● Records for this exercise:
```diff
@@ -1037,6 +1119,49 @@
         mma_chunk<PREC, 4, 4, 0, true, 4>(st, wl, lane, net, h);
       }
     }
+  } else {
+  if constexpr (FUSED && SCHED) {
+    auto block = [&](int blk, auto carry_in, auto gather_out) __attribute__((always_inline)) {
+      constexpr bool CARRY_IN = decltype(carry_in)::value, GATHER_OUT = decltype(gather_out)::value;
+      const float* bl = bias + blk * 256;
+      if constexpr (CARRY_IN) {
+        bias_block<true>(bl, hh, 0, net[0]);
+        bias_block<true>(bl, hh, 1, net[1]);
+      } else {
+        bias_init<4, true, PREC>(bl, hh, net);
+      }
+      {
+        const float* wl = stream_step(st, wave, lane);
+        if constexpr (CARRY_IN) {
+          ChunkSide side;
+          side.gc = &gc, side.tail = &h[3], side.bias = bl;
+          mma_chunk_f32<SIDE_CARRY, 0, true, 4>(st, wl, lane, h, net, side);
+        } else {
+          mma_chunk_f32<SIDE_NONE, 0, true, 4>(st, wl, lane, h, net);
+        }
+      }
+      {
+        const float* wl = stream_step(st, wave, lane);
+        mma_chunk_f32<SIDE_NONE, 2, true, 4>(st, wl, lane, h, net);
+      }
+      bias_block<false>(bl + 128, hh, 0, h[0]);
+      {
+        const float* wl = stream_step(st, wave, lane);
+        ChunkSide side;
+        side.bias = bl + 128;
+        mma_chunk_f32<SIDE_BIAS, 0, true, 4>(st, wl, lane, net, h, side);
+      }
+      {
+        const float* wl = stream_step(st, wave, lane);
+        if constexpr (GATHER_OUT) mma_chunk_f32<SIDE_GATHER, 2, true, 4>(st, wl, lane, net, h, ChunkSide{&gc, gz + (blk + 1) * 128, &g});
+        else mma_chunk_f32<SIDE_NONE, 2, true, 4>(st, wl, lane, net, h);
+      }
+    };
+#pragma nounroll
+    for (int blk = 0; blk + 1 < LATENTS; ++blk) block(blk, std::true_type{}, std::true_type{});
+    block(LATENTS - 1, std::true_type{}, std::false_type{});
+#pragma nounroll
+    for (int blk = LATENTS; blk < 5; ++blk) block(blk, std::false_type{}, std::false_type{});
   } else
   for (int blk = 0; blk < 5; ++blk) {
     if (!FUSED && blk < 3) {
@@ -1069,7 +1194,7 @@
         bool plain = true;
         if constexpr (FUSED) {
           if (blk < 2) {
-            mma_chunk_gather_f32<2, true, 4>(st, wl, lane, net, h, gz + (blk + 1) * 128, g);
+            mma_chunk_f32<SIDE_GATHER_TAIL, 2, true, 4>(st, wl, lane, net, h, ChunkSide{&gc, gz + (blk + 1) * 128, &g});
             plain = false;
           }
         }
@@ -1077,6 +1202,7 @@
       }
     }
     if (DUMP && dump.feat != nullptr) dump_vec128<false>(dump.feat + (size_t)blk * dump.stride, h);
+  }
   }
   if (DUMP) dump_vec128<true>(dump_layer(dump, 10), h, dump.mask ? dump.mask + (size_t)10 * (dump.stride / 32) : nullptr, dump.half);
   bias_init<1, true, PREC>(bias + 1280, hh, out);
diff --git a/neural-jacobian-field_amd/csrc/njf_kernels.hip b/neural-jacobian-field_amd/csrc/njf_kernels.hip
--- a/neural-jacobian-field_amd/csrc/njf_kernels.hip
+++ b/neural-jacobian-field_amd/csrc/njf_kernels.hip
@@ -1251,7 +1251,7 @@
     share_tile(pe, *share);
     resnet_tile<PREC, false, SHARE>(st, njf_lds + LDS_BIAS, gz_d, g, pe, wave, lane, geo, dump, share);
   } else {
-    resnet_tile<PREC, DUMP == 2>(st, njf_lds + LDS_BIAS, gz_d, g, pe, wave, lane, geo, dump);
+    resnet_tile<PREC, DUMP == 2, 0, DUMP == 0>(st, njf_lds + LDS_BIAS, gz_d, g, pe, wave, lane, geo, dump);
   }
   return expf(__shfl(geo[0][15], j, 64) - 1.0f);
 }
@@ -1295,7 +1295,7 @@
   NJF_STAMP_PIN("+v"(pe[0]), "+v"(pe[1]));
   NJF_STAMP(st, 7);
   if (JKIND == 1)
-    resnet_tile<PREC, DUMP == 1>(st, bias, gz_j, g, pe, wave, lane, jac, dump);
+    resnet_tile<PREC, DUMP == 1, 0, DUMP == 0>(st, bias, gz_j, g, pe, wave, lane, jac, dump);
   else {
     if (DUMP == 1 && dump.pe != nullptr) {
 #pragma unroll
```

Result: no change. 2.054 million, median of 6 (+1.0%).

● Task to complete:
Your answer should be a single number: the tally of lines in the entries that include the word "neural".

● Expected answer:
3